Self avoiding walks

A self avoiding walk is a path through a graph where no vertex is visited more than once. One problem is to consider the cartesian lattice, and the paths from \((0,0)\) to \((m,n)\). If we only allow paths in the “positive direction”, so that from \((i,j)\) the path can only proceed to \((i+1,j)\) or \((i,j+1)\) we have what are sometimes called “staircase paths”:

The number of such paths can be easily shown to be

\[ \dbinom{m+n}{n}. \]

Suppose that the number of ways of reaching \((x,y)\) is \(N(x,y)\). There is only one way to reach either of \((i,0)\) or \((0,j)\), that is \(N(i,0) = N(0,j) = 1\). Also, the number of ways of reaching \((x,y)\) is the sum of the numbers of ways of reaching \((x-1,y)\) and \((x,y-1)\); that is \(N(x,y) = N(x-1,y)+N(x,y-1)\).

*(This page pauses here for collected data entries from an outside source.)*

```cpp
template <int MT, int NT, int PAD = 4>
__device__ __forceinline__ void igemm_epilogue(const IgemmK& p, f32x16 (&acc)[MT][NT], float* lds, int m0, int n0,
                                               int wave, int wm, int wn, int lane, int z, int split) {
    const aldm_igemm_desc& d = p.d;
    const bool epi_st = (ALDM_DMA_ABLATE & 64) ? p.M == -12345 : true;
    constexpr int SP = NT * 32 + PAD;
    constexpr int C4 = NT * 8;
    constexpr int RPI = 64 / C4;
    constexpr int IT = 32 / RPI;
    constexpr int ITC = IT < 4 ? IT : 4;
    const int l31 = lane & 31;
    const int lh = lane >> 5;
    float* stg = lds + wave * (32 * SP);
    const int sr = lane / C4;
    const int sc = (lane % C4) * 4;
    const int ncol = n0 + wn * NT * 32 + sc;
    const bool split_out = p.splits > 1;
    const bool vec = split_out || ((d.ldo & 3) == 0 && (d.N & 3) == 0 &&
                                   ((reinterpret_cast<uintptr_t>(d.out) | reinterpret_cast<uintptr_t>(d.res)) & 15) == 0 &&
                                   ((d.stride_o & 3) == 0));
    float* outp = split_out ? d.ws + ((int64_t)z * p.splits + split) * (int64_t)p.M * d.N
                            : (d.out ? d.out + (int64_t)z * d.stride_o : nullptr);
    const float* resp = (!split_out && d.res) ? d.res + (int64_t)z * d.stride_o : nullptr;
    const bool need_b = !split_out && (d.rowbias != nullptr || d.out_mul > 0);
    const int ld_out = split_out ? d.N : d.ldo;
    void* simg = split_out ? nullptr : d.out_split;
    int col_shift = 0;
    int simg_c = d.out_split_c;
    if (d.epi_mode == ALDM_EPI_QKV) {
        const int seg = n0 / d.qkv_c;
        if (seg == 2) {
            char* vt = reinterpret_cast<char*>(d.vt_split);
            const int heads = d.qkv_c >> 5, parts = d.out_split_parts;
            const int tiles = d.qkv_rows >> 5;
#pragma unroll
            for (int i = 0; i < MT; ++i) {
                const int mb = m0 + (wm * MT + i) * 32;
                if (mb >= p.M) continue;
                const int b = mb / d.qkv_rows, t = (mb - b * d.qkv_rows) >> 5;
#pragma unroll
                for (int j = 0; j < NT; ++j) {
                    const int h = (n0 - 2 * d.qkv_c + (wn * NT + j) * 32) >> 5;
                    char* base = vt + ((((int64_t)b * heads + h) * tiles + t) * parts) * 2048 + l31 * 64 + lh * 16;
#pragma unroll
                    for (int s = 0; s < 2; ++s) {
                        float x8[8];
#pragma unroll
                        for (int e = 0; e < 8; ++e) x8[e] = acc[i][j][8 * s + e];
                        u32x4 part[3];
                        if (d.out_split_fmt == ALDM_FMT_F16) {
                            f32x4 a = {x8[0], x8[1], x8[2], x8[3]}, bq = {x8[4], x8[5], x8[6], x8[7]};
                            u32x2 pa[3], pb[3];
                            split4_f16(a, d.vt_scale, pa);
                            split4_f16(bq, d.vt_scale, pb);
#pragma unroll
                            for (int q = 0; q < 3; ++q) part[q] = u32x4{pa[q][0], pa[q][1], pb[q][0], pb[q][1]};
                        } else {
                            split8_to_parts(x8, part, parts);
                        }
#pragma unroll
                        for (int q = 0; q < 3; ++q)
                            if (q < parts && epi_st) *reinterpret_cast<u32x4*>(base + q * 2048 + s * 32) = part[q];
                    }
                }
            }
            return;
        }
        if (seg == 1) {
            outp = nullptr;
            simg = d.k_split;
            simg_c = d.qkv_c;
            col_shift = d.qkv_c;
        } else {
            simg = nullptr;
        }
    }
    if constexpr (NT == 2) {
        if (d.epi_mode == ALDM_EPI_GEGLU) {
            const int gr = lane >> 3, gc = (lane & 7) * 4;
            const int ncol_p = n0 + wn * 64 + gc;
            const int ncol_o = ((n0 + wn * 64) >> 1) + gc;
            const bool cok = ncol_p < d.N;
            f32x4 bv = {0.f, 0.f, 0.f, 0.f}, bg = {0.f, 0.f, 0.f, 0.f};
            if (d.bias && cok) {
                bv = *reinterpret_cast<const f32x4*>(d.bias + ncol_p);
                bg = *reinterpret_cast<const f32x4*>(d.bias + ncol_p + 32);
            }
            float* go = d.out ? d.out + (int64_t)z * d.stride_o : nullptr;
            const int gate_act = d.act == ALDM_ACT_GELU_TANH ? ALDM_ACT_GELU_TANH : ALDM_ACT_GELU;
#pragma unroll
            for (int i = 0; i < MT; ++i) {
#pragma unroll
                for (int j = 0; j < NT; ++j)
#pragma unroll
                    for (int e = 0; e < 16; ++e)
                        stg[((e & 3) + 8 * (e >> 2) + 4 * lh) * SP + j * 32 + l31] = acc[i][j][e];
#pragma unroll
                for (int it = 0; it < 4; ++it) {
                    const int r = it * 8 + gr;
                    f32x4 xv = *reinterpret_cast<const f32x4*>(&stg[r * SP + gc]) + bv;
                    const f32x4 xg = *reinterpret_cast<const f32x4*>(&stg[r * SP + 32 + gc]) + bg;
#pragma unroll
                    for (int c = 0; c < 4; ++c) xv[c] *= act_apply(xg[c], gate_act, 0.f);
                    const int m = m0 + (wm * MT + i) * 32 + r;
                    if (m < p.M && cok && epi_st) {
                        if (go) *reinterpret_cast<f32x4*>(go + (int64_t)m * d.ldo + ncol_o) = xv;
                        if (simg) split_store4_out(d, simg, m, d.out_split_c, ncol_o, xv);
                    }
                }
            }
            return;
        }
    }
    f32x4 bias4 = {0.f, 0.f, 0.f, 0.f};
    if (!split_out && d.bias) {
#pragma unroll
        for (int c = 0; c < 4; ++c) bias4[c] = d.bias[min(ncol + c, d.N - 1)];
    }
#pragma unroll
    for (int i = 0; i < MT; ++i) {
#pragma unroll
        for (int j = 0; j < NT; ++j)
#pragma unroll
            for (int e = 0; e < 16; ++e)
                stg[((e & 3) + 8 * (e >> 2) + 4 * lh) * SP + j * 32 + l31] = acc[i][j][e];
#pragma unroll
        for (int itc = 0; itc < IT; itc += ITC) {
        f32x4 v[ITC];
        int64_t rowoff[ITC];
        int64_t srow[ITC];
        int rboff[ITC];
        unsigned okmask = 0;
#pragma unroll
        for (int it = 0; it < ITC; ++it) {
            const int r = (itc + it) * RPI + sr;
            v[it] = *reinterpret_cast<const f32x4*>(&stg[r * SP + sc]);
            const int m = m0 + (wm * MT + i) * 32 + r;
            bool ok = m < p.M && ncol < d.N;
            int b = 0;
            int64_t orow = m;
            if (need_b) {
                b = m / p.OHW;
                if (d.out_mul > 0) {
                    const int qq = m - b * p.OHW;
                    const int t = qq * d.out_mul + d.out_off;
                    ok = ok && (unsigned)t < (unsigned)d.out_len;
                    orow = (int64_t)b * d.out_len + t;
                }
            }
            rowoff[it] = ok ? orow * ld_out + (ncol - col_shift) : 0;
            srow[it] = orow;
            rboff[it] = ok ? b * p.rb_ld + ncol : 0;
            okmask |= ((ok && epi_st) ? 1u : 0u) << it;
        }
        if (split_out) {
#pragma unroll
            for (int it = 0; it < ITC; ++it)
                if ((okmask >> it) & 1u) *reinterpret_cast<f32x4*>(outp + rowoff[it]) = v[it];
            continue;
        }
#pragma unroll
        for (int it = 0; it < ITC; ++it) v[it] += bias4;
        if (d.rowbias) {
#pragma unroll
            for (int it = 0; it < ITC; ++it)
#pragma unroll
                for (int c = 0; c < 4; ++c) v[it][c] += d.rowbias[rboff[it] + (ncol + c < d.N ? c : 0)];
        }
        switch (d.act) {
            case ALDM_ACT_NONE: break;
            case ALDM_ACT_SILU:
#pragma unroll
                for (int it = 0; it < ITC; ++it)
#pragma unroll
                    for (int c = 0; c < 4; ++c) v[it][c] = act_apply(v[it][c], ALDM_ACT_SILU, 0.f);
                break;
            case ALDM_ACT_GELU:
#pragma unroll
                for (int it = 0; it < ITC; ++it)
#pragma unroll
                    for (int c = 0; c < 4; ++c) v[it][c] = act_apply(v[it][c], ALDM_ACT_GELU, 0.f);
                break;
            default:
#pragma unroll
                for (int it = 0; it < ITC; ++it)
#pragma unroll
                    for (int c = 0; c < 4; ++c) v[it][c] = act_apply(v[it][c], d.act, d.act_slope);
                break;
        }
        if (vec) {
            if (resp) {
#pragma unroll
                for (int it = 0; it < ITC; ++it) v[it] += *reinterpret_cast<const f32x4*>(resp + rowoff[it]);
            }
#pragma unroll
            for (int it = 0; it < ITC; ++it) v[it] *= d.alpha;
            if (d.accumulate) {
#pragma unroll
                for (int it = 0; it < ITC; ++it) v[it] += *reinterpret_cast<const f32x4*>(outp + rowoff[it]);
            }
            if (outp) {
#pragma unroll
                for (int it = 0; it < ITC; ++it)
                    if ((okmask >> it) & 1u) *reinterpret_cast<f32x4*>(outp + rowoff[it]) = v[it];
            }
            if (simg) {
                if (d.out_split_act == ALDM_ACT_LRELU) {
#pragma unroll
                    for (int it = 0; it < ITC; ++it)
#pragma unroll
                        for (int c = 0; c < 4; ++c) v[it][c] = v[it][c] > 0.0f ? v[it][c] : v[it][c] * d.out_split_slope;
                }
#pragma unroll
                for (int it = 0; it < ITC; ++it)
                    if ((okmask >> it) & 1u) {
                        split_store4_out(d, simg, srow[it], simg_c, ncol - col_shift, v[it]);
                    }
            }
        } else {
#pragma unroll
            for (int it = 0; it < ITC; ++it)
#pragma unroll
                for (int c = 0; c < 4; ++c) {
                    if (!((okmask >> it) & 1u) || ncol + c >= d.N) continue;
                    float x = v[it][c];
                    if (resp) x += resp[rowoff[it] + c];
                    x *= d.alpha;
                    if (d.accumulate) x += outp[rowoff[it] + c];
                    outp[rowoff[it] + c] = x;
                }
        }
        }
    }
}

}
```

We thus have the following numbers:

\[\begin{array}{rrrrrrr} \vdots \\ 1&6&21&56&126&252\\ 1&5&15&35&70&126\\ 1&4&10&20&35&56\\ 1&3&6&10&15&21\\ 1&2&3&4&5&6\\ 1&1&1&1&1&1&\ldots \end{array}\]

which are obviously the binomial coefficients, and with

\[ N(x,y) = \dbinom{x+y}{x}. \]

So for the \(10\times 10\) grid above, the number of staircase walks is

\[ \dbinom{20}{10}=184{,}756. \]

If we allow walks that can go in any direction (with the only restriction being that they stay within the grid, and never visit a lattice point more than once), the number of self avoiding walks becomes very large.

There is in fact no known formula for the number of such paths on an \(n\times n\) grid, but the numbers are given as sequence A007764 of the OEIS, and for a \(10\times 10\) grid there are

\[ 1{,}568{,}758{,}030{,}464{,}750{,}013{,}214{,}100 \]

such paths. That’s about 1.6 heptillion.